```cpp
struct Variant {
    int spw = 2;
    bool aligned = false;
    bool split = false;
    int dec = 0;
    bool tlds = false;
    bool blu = false;
    bool both = false;
    bool mr = false;
    bool mrs = false;
    bool mir = false;
    int disp = 0;
    int plan = 0;
};
template<class G, Variant V> constexpr int tick_waves_per_simd()
{
    return V.mrs ? WF_WPS_2048_MRS : (V.blu && G::P > 8 && G::T <= 64) ? WF_WPS_2048_BLU : WF_WAVES_PER_SIMD(G);
}
template<class G, Variant V>
__global__ __launch_bounds__(V.spw * G::T, (tick_waves_per_simd<G, V>())) void spectrum_tick_kernel(const TickArgs a)
{
#ifdef WF_PHASE_TIMING
    const unsigned long long clock_entry = __builtin_readcyclecounter();
#endif
    constexpr int SPW = V.spw, DEC = V.dec, DISP = V.disp, PLAN = V.plan;
    constexpr bool ALIGNED = V.aligned, SPLIT = V.split, TLDS = V.tlds, BLU = V.blu, BOTH = V.both, MR = V.mr, MRS = V.mrs, MIR = V.mir;
    static_assert(!MRS || (MR && G::T <= 256 && G::P > 8), "the small-radix instantiation belongs to the containers of one, two and four wavefronts");
    static_assert(!BOTH || (SPW == 2 && !SPLIT && DEC == 0 && !BLU), "shared curve row: two spectra per workgroup, power-of-two sizes");
    static_assert(!BLU || (DEC == 0 && !TLDS && !ALIGNED), "Bluestein path: scalar fetch, no decimation, no staged tables");
    static_assert(!MR || BLU, "the mixed-radix transform (wf_mixed.hpp) runs inside the Bluestein instantiation's fetch and epilogue");
    static_assert(!TLDS || (SPW == 2 && !SPLIT && DEC == 0 && (size_t)SPW * G::LDS_CF * sizeof(cf) >= 2u * G::N * sizeof(float)),
                  "staged tables: window + pass-1 twiddles must fit the workgroup's exchange buffers");
    static_assert(!SPLIT || SPW == 1, "split mode: one spectrum per workgroup");
    static_assert(DEC == 0 || (!SPLIT && G::T == 64 && (G::R1 >> DEC) >= 1 && (G::M >> DEC) >= 64), "decimated path: one-wavefront geometry");
    constexpr bool MIRROR = MIR || SPLIT;
    constexpr int MO_C = G::M >> DEC;
    using RG = RowG<DEC ? MO_C / 4 : G::T, DEC ? 4 : G::P>;
    constexpr int RP = RG::P;
    const int MO = BLU ? (int)a.row_bins : MO_C;
    const int NB = MO;
    extern __shared__ __attribute__((aligned(16))) unsigned char smem_raw[];
    constexpr int T = G::T, P = G::P, WPS = G::T / 64;
    const int tid = (int)threadIdx.x;
    const int sub = __builtin_amdgcn_readfirstlane(tid / T);
    const int t = tid % T;
    const int lane = tid & 63;
    const int wave_in_block = tid >> 6;
    constexpr bool PS_OK = !BLU && DEC == 0 && !BOTH;
    static_assert(DISP != 1 || PS_OK, "the prefix-sum bars belong to the power-of-two kernels");
    const bool has_display = DISP == 1 ? true : DISP == 2 ? false : (a.bar.out != nullptr);
#define WF_PS_MODE (PS_OK && (DISP == 1 || (DISP == 0 && a.bar.out != nullptr && a.bar.ps_lanes > 0)))
#define WF_PS_FINISHER (WF_PS_MODE && (t >> 6) == 0)
    const uint32_t n_spec = (a.stream_base + a.stream_count) * a.cap_ch;
    uint32_t spec_raw = a.stream_base * a.cap_ch + blockIdx.x * SPW + (uint32_t)sub;
    if constexpr(SPLIT) {
        if(a.split_ch != 0xffffffffu)
            spec_raw = 2u * (a.stream_base + blockIdx.x) + a.split_ch;
    }
    const bool active = spec_raw < n_spec;
    const uint32_t spec = active ? spec_raw : n_spec - 1;
    const uint32_t cap_shift = a.cap_ch - 1;
    const uint32_t stream = spec >> cap_shift;
    const uint32_t ch = spec & cap_shift;
    const bool stereo = (a.mode & WF_MODE_STEREO) != 0;
    const bool mono_mix = (a.mode & WF_MODE_MONO_MIX) != 0;
    const uint32_t wpos = a.wpos[stream];
    const uint32_t sflags = a.stream_flags[stream];
    const float vol_comp = a.vol_comp_stream ? a.vol_comp_stream[stream] : a.vol_comp;
    uint32_t vin0 = 0, vin1 = 0;
    if constexpr(SPLIT) {
        vin0 = a.verdict_in[2u * stream];
        vin1 = a.verdict_in[2u * stream + 1u];
    }

    const int lds_cf = MR ? a.mr.lds_cf : (int)G::LDS_CF;
    cf *lds = reinterpret_cast<cf *>(smem_raw) + (size_t)sub * lds_cf;
    cf *tw2_lds = reinterpret_cast<cf *>(smem_raw) + (size_t)SPW * lds_cf;
    int *facts = reinterpret_cast<int *>(tw2_lds + G::R2 * G::R3);
    int *arrivals = facts + 2 * SPW * WPS + sub;
    const float *x = a.ring + (size_t)spec * a.ring_stride;
    const uint32_t delay = a.delay + (a.delay_stream ? a.delay_stream[stream] : 0u);
    const uint32_t start = (wpos - delay - (BLU ? a.blu_n : (uint32_t)(G::N >> DEC))) & a.ring_mask;
    float *ts = a.tsmooth + (size_t)spec * MO;
    float *rows = a.decibels + (size_t)stream * a.out_ch * MO;
    const bool row_thread = DEC == 0 || t < RG::T;

    const bool paused = (sflags & WF_STREAM_PAUSED) != 0;
    const bool hidden = (sflags & (WF_STREAM_HIDDEN | WF_STREAM_PAUSED)) != 0;
    const bool was_silent = (sflags & WF_STREAM_LAST_SILENT) != 0 || paused;

    WF_STAMP(0);
    WF_STAMP_HWID();
#ifdef WF_PHASE_TIMING
    if(DISP == 2 && threadIdx.x == 0 && a.phase_clock)
        a.phase_clock[(size_t)blockIdx.x * 16 + 14] = clock_entry;
#endif
    P1Regs<G> r1;
    bool nz = false;
    float mr_touch[2] = {0.0f, 0.0f};
    MrOps<G> mr_ops;
    constexpr bool MR_EARLY = BLU && MR && WF_MR_PREFETCH && G::T == 64;
    if constexpr(BLU && MR) {
        if(active)
            nz = mr_fetch<G>(a, t, x, start, lds) && !hidden;
        if constexpr(MR_EARLY)
            mr_ops_request<G, true, false>(a, t, ts, mr_ops);
        if(G::T > 64 && active && 16 * t < MO) {
            mr_touch[0] = (a.mode & WF_MODE_TSMOOTH) ? ts[16 * t] : 0.0f;
            mr_touch[1] = a.slope[16 * t];
        }
    } else if constexpr(BLU) {
        if(active)
            nz = (blu_table_via_lds<G>() ? p1_fetch_blu<G>(a, t, x, start, r1) : p1_fetch_blu_direct<G>(a, t, x, start, r1)) && !hidden;
    } else if(active)
        nz = p1_fetch<G, ALIGNED, DEC, TLDS>(a, t, x, start, r1) && !hidden;
    if constexpr(TLDS) {
        lds_dma_copy<G::N * (int)sizeof(float)>(a.window, smem_raw, wave_in_block, T * SPW / 64, lane);
        lds_dma_copy<G::M * (int)sizeof(cf)>(a.tw1, smem_raw + G::N * sizeof(float), wave_in_block, T * SPW / 64, lane);
    }
    if constexpr(BLU && !MR && blu_table_via_lds<G>())
        blu_table_to_lds(a, smem_raw, wave_in_block, T * SPW / 64, lane);
    lds_dma_copy<G::R2 * G::R3 * (int)sizeof(cf)>(a.tw2, tw2_lds, wave_in_block, T * SPW / 64, lane);
    BarPre bar_pre_early{0, 0, 1, 0, 0, 0, -1};
    if constexpr(!(BLU && !MR))
        if constexpr(DISP == 0)
            bar_pre_early = bars_preload<G, true, PS_OK>(a.bar, t);
    const bool wave_nz = __any(nz) != 0;
    WF_STAMP(1);
    bool wave_below = true;
    if(active && !hidden && !wave_nz) {
        if(!SPLIT && (WF_TRACK && a.bars_only != nullptr) && a.bars_only->use_verdict)
            wave_below = a.bars_only->row_verdict[(size_t)(spec - (stereo ? 0u : ch)) * WPS + (wave_in_block - sub * WPS)] == 0u;
        else
            wave_below = __all(!row_thread || row_all_below<RG, BLU>(rows + (size_t)(stereo ? ch : 0u) * MO, t, a.silent_floor, NB)) != 0;
    }

    bool nz0 = wave_nz, nz1 = false, below0 = wave_below, below1 = true;
    if(lane == 0)
        facts[wave_in_block] = (wave_nz ? 1 : 0) | (wave_below ? 2 : 0);
    if(T > 64 && t == 0)
        *arrivals = 0;
    if(PS_OK && tid < 2)
        facts[2 * SPW * WPS + 2 + tid] = 0;
    __syncthreads();
    if constexpr(SPLIT) {
        int orf = 0;
#pragma unroll
        for(int w = 0; w < WPS; ++w)
            orf |= facts[w];
        const bool nz_own = (orf & 1) != 0;
        bool nz_other = false;
        if(!nz_own && !hidden) {
            const float *xo = a.ring + (size_t)(spec ^ 1u) * a.ring_stride;
            uint32_t acc = 0;
            const uint32_t wlen = BLU ? a.blu_n : (uint32_t)G::N;
            for(uint32_t i = (uint32_t)tid; i < wlen; i += (uint32_t)T)
                acc |= f32_bits(xo[(start + i) & a.ring_mask]);
            const bool w_nz = __any((acc & 0x7fffffffu) != 0) != 0;
            if(lane == 0)
                facts[WPS + wave_in_block] = w_nz ? 1 : 0;
            __syncthreads();
            int o2 = 0;
#pragma unroll
            for(int w = 0; w < WPS; ++w)
                o2 |= facts[WPS + w];
            nz_other = o2 != 0;
        }
        nz0 = ch == 0 ? nz_own : nz_other;
        nz1 = ch == 0 ? nz_other : nz_own;
        below0 = vin0 == 0u;
        below1 = stereo ? (vin1 == 0u) : (vin0 == 0u);
    } else if(T > 64 || a.cap_ch > 1) {
        const int sb0 = (sub - (int)ch) * WPS;
        int or0 = 0, and0 = 3, or1 = 0, and1 = 3;
#pragma unroll
        for(int w = 0; w < WPS; ++w) {
            const int f0 = facts[sb0 + w];
            or0 |= f0;
            and0 &= f0;
            if(a.cap_ch > 1) {
                const int f1 = facts[sb0 + WPS + w];
                or1 |= f1;
                and1 &= f1;
            }
        }
        nz0 = (or0 & 1) != 0;
        below0 = (and0 & 2) != 0;
        nz1 = (or1 & 1) != 0;
        below1 = (and1 & 2) != 0;
    }
    StreamPlan plan = plan_stream(was_silent, a.cap_ch, stereo, nz0, nz1, below0, below1);
    const uint32_t fft_n = BLU ? a.blu_n : (uint32_t)(G::N >> DEC);
    const bool underflow = (!(sflags & WF_STREAM_WRAPPED) && (wpos - fft_n) < delay) || (sflags & WF_STREAM_STARVED) != 0;
    if(underflow) {
        plan.process0 = plan.process1 = false;
        plan.last_silent = was_silent;
    }
    const bool process = active && !hidden && (ch == 0 ? plan.process0 : plan.process1);
    const bool do_db = active && !hidden && !plan.last_silent;

    cf v[P];
    float mag[RP];
    WF_STAMP(2);
    P4Regs<G> r4;
    if constexpr(BLU && MR) {
// ... 272 lines not shown
            exceeds = (ch == 0 ? vin0 : vin1) != 0u;
        if(__any(exceeds) && lane == 0)
            atomicOr(a.verdict_out + spec, 1u);
        if(tid == 0)
            a.verdict_clear[spec] = 0u;
    }

#ifndef WF_TAIL_PRIO
#define WF_TAIL_PRIO 0
#endif
    if(!BLU && MIRROR && has_display && a.bar.out2_n > 0 && active && ch < a.bar.disp_ch) {
        const bool have_row_ = do_db && !(mono_mix && ch == 1);
        const bool reset_ = hidden && !was_silent && ch < (stereo ? 2u : 1u);
        if(!have_row_ && !reset_) {
            const float *bo = a.bar.out + ((size_t)stream * a.bar.disp_ch + ch) * a.bar.num_bars;
            const int n = a.bar.num_bars * ((a.out_ch > a.cap_ch) ? 2 : 1);
            for(int i = t; i < n; i += T) {
                const float v = bo[i];
#pragma unroll
                for(int j = 0; j < 8; ++j)
                    if(j < a.bar.out2_n)
                        const_cast<float *>(bo)[(long long)i + a.bar.out2_delta[j]] = v;
            }
        }
    }
    if(has_display && !WF_EXP_NO_TAIL) {
        if(WF_TAIL_PRIO > 0)
            __builtin_amdgcn_s_setprio(WF_TAIL_PRIO);
        constexpr bool both = BOTH;
        float *dbl = both ? reinterpret_cast<float *>(smem_raw) : reinterpret_cast<float *>(lds);
        auto row_sync = [&] {
            if(both)
                __syncthreads();
            else
                spectrum_sync<G>();
        };
        if(count_arrivals) {
            while(__hip_atomic_load(arrivals, WF_ARRIVE_ORDER_ACQ, __HIP_MEMORY_SCOPE_WORKGROUP) < WPS)
                __builtin_amdgcn_s_sleep(1);
            asm volatile("" ::: "memory");
        } else if(!(mono_mix && !SPLIT))
            row_sync();
        if constexpr(PS_OK) {
            if(WF_PS_MODE) {
                const bool ps_finisher = (t >> 6) == 0;
                WF_STAMP(12);
                if(have_row)
                    ps_park<RG>(dbl, MO, t, d);
                WF_STAMP(14);
                int *parked = facts + 2 * SPW * WPS + 2 + sub;
                if constexpr(T > 64) {
                    if(lane == 0)
                        __hip_atomic_fetch_add(parked, 1, __ATOMIC_RELEASE, __HIP_MEMORY_SCOPE_WORKGROUP);
                    if(ps_finisher) {
                        while(__hip_atomic_load(parked, __ATOMIC_ACQUIRE, __HIP_MEMORY_SCOPE_WORKGROUP) < WPS)
                            __builtin_amdgcn_s_sleep(1);
                    }
                } else
                    __builtin_amdgcn_wave_barrier();
                WF_STAMP(15);
                if(ps_finisher) {
                    float *out0 = a.bar.out + ((size_t)stream * a.bar.disp_ch + ch) * a.bar.num_bars;
                    const BarArgs bar_row = [&] { BarArgs b = a.bar; if(!MIRROR) b.out2_n = 0; if(b.pre_out) b.pre_out += (size_t)stream * a.bar.disp_ch + ch; return b; }();
                    ps_finish<G, RG>(bar_row, bar_entries, dbl, MO, lane, have_row, out0, dup_row ? out0 + a.bar.num_bars : nullptr);
                }
                WF_STAMP(13);
                return;
            }
        }
        if constexpr(DISP == 1)
            return;
        if(have_row && row_thread)
            store_row<RG, BLU>(dbl, t, d, NB);
        if(a.bar.curve == 2 && have_row && t == 0)
            dbl[MO] = dbl[MO + 1] = 0.0f;
        if((BLU && !MR) || !a.bar.piece_mode)
            row_sync();
        float *out0 = a.bar.out + ((size_t)stream * a.bar.disp_ch + ch) * a.bar.num_bars;
        float *out1 = dup_row ? out0 + a.bar.num_bars : nullptr;
#ifdef WF_PHASE_TIMING
        BarArgs bar_args = a.bar;
        if(bar_args.pre_out)
            bar_args.pre_out += (size_t)stream * a.bar.disp_ch + (BOTH ? 0u : ch);
        bar_args.clk = (a.phase_clock && threadIdx.x == 0) ? a.phase_clock + (size_t)blockIdx.x * 16 : nullptr;
        WF_STAMP(12);
#else
        const BarArgs bar_row = [&] {
            BarArgs b = a.bar;
            if(BLU || !MIRROR)
                b.out2_n = 0;
            if(b.pre_out)
                b.pre_out += (size_t)stream * a.bar.disp_ch + (BOTH ? 0u : ch);
            return b;
        }();
        const BarArgs &bar_args = bar_row;
#endif
        OutVals<G> ov;
        bool pending = true;
        if constexpr(BOTH) {
            {
                constexpr int TT = 2 * T;
                float *row0 = a.bar.out + (size_t)stream * a.bar.disp_ch * a.bar.num_bars;
                if(a.bar.stream_steps) {
                    curve_row_stream<G, TT>(bar_args, do_db, dbl, dbl, tid, row0, nullptr, [] { __syncthreads(); });
                } else {
                    if(a.bar.curve == 2)
                        curve_row_catrom<G, TT>(bar_args, do_db, dbl, tid, ov);
                    else
                        curve_row<G, TT>(bar_args, do_db, dbl, tid, ov);
                    outputs_finish<G, TT>(bar_args, do_db, ov, dbl, tid, row0, nullptr, [] { __syncthreads(); });
                }
                pending = false;
            }
        }
        if(pending && !both) {
            if(a.bar.stream_steps) {
                curve_row_stream<G>(bar_args, have_row, dbl, dbl, t, out0, out1, [] { spectrum_sync<G>(); });
                pending = false;
            } else if(a.bar.curve == 2)
                curve_row_catrom<G>(bar_args, have_row, dbl, t, ov);
            else if(a.bar.curve)
                curve_row<G>(bar_args, have_row, dbl, t, ov);
            else
                pending = bars_reduce_row<G, !(BLU && !MR)>(
                    bar_args, (BLU && !MR) ? bars_preload<G, false, false>(a.bar, t) : bar_pre_early, bar_entries, have_row, dbl, dbl + MO, t, out0, out1, ov, [] { spectrum_sync<G>(); },
                    [](float v, int m) { return v + __shfl_xor(v, m, 64); }, arrivals, count_arrivals ? 2 * WPS : WPS);
            if(pending)
                outputs_finish<G>(bar_args, have_row, ov, dbl, t, out0, out1, [] { spectrum_sync<G>(); });
        }
    }
    WF_STAMP(13);
#undef WF_PS_MODE
#undef WF_PS_FINISHER
}

}
```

- _Work task_: Throughout the material above, find each line with "instantiation" and return it.

- _Expected answer_:
    static_assert(!MRS || (MR && G::T <= 256 && G::P > 8), "the small-radix instantiation belongs to the containers of one, two and four wavefronts");
    static_assert(!MR || BLU, "the mixed-radix transform (wf_mixed.hpp) runs inside the Bluestein instantiation's fetch and epilogue");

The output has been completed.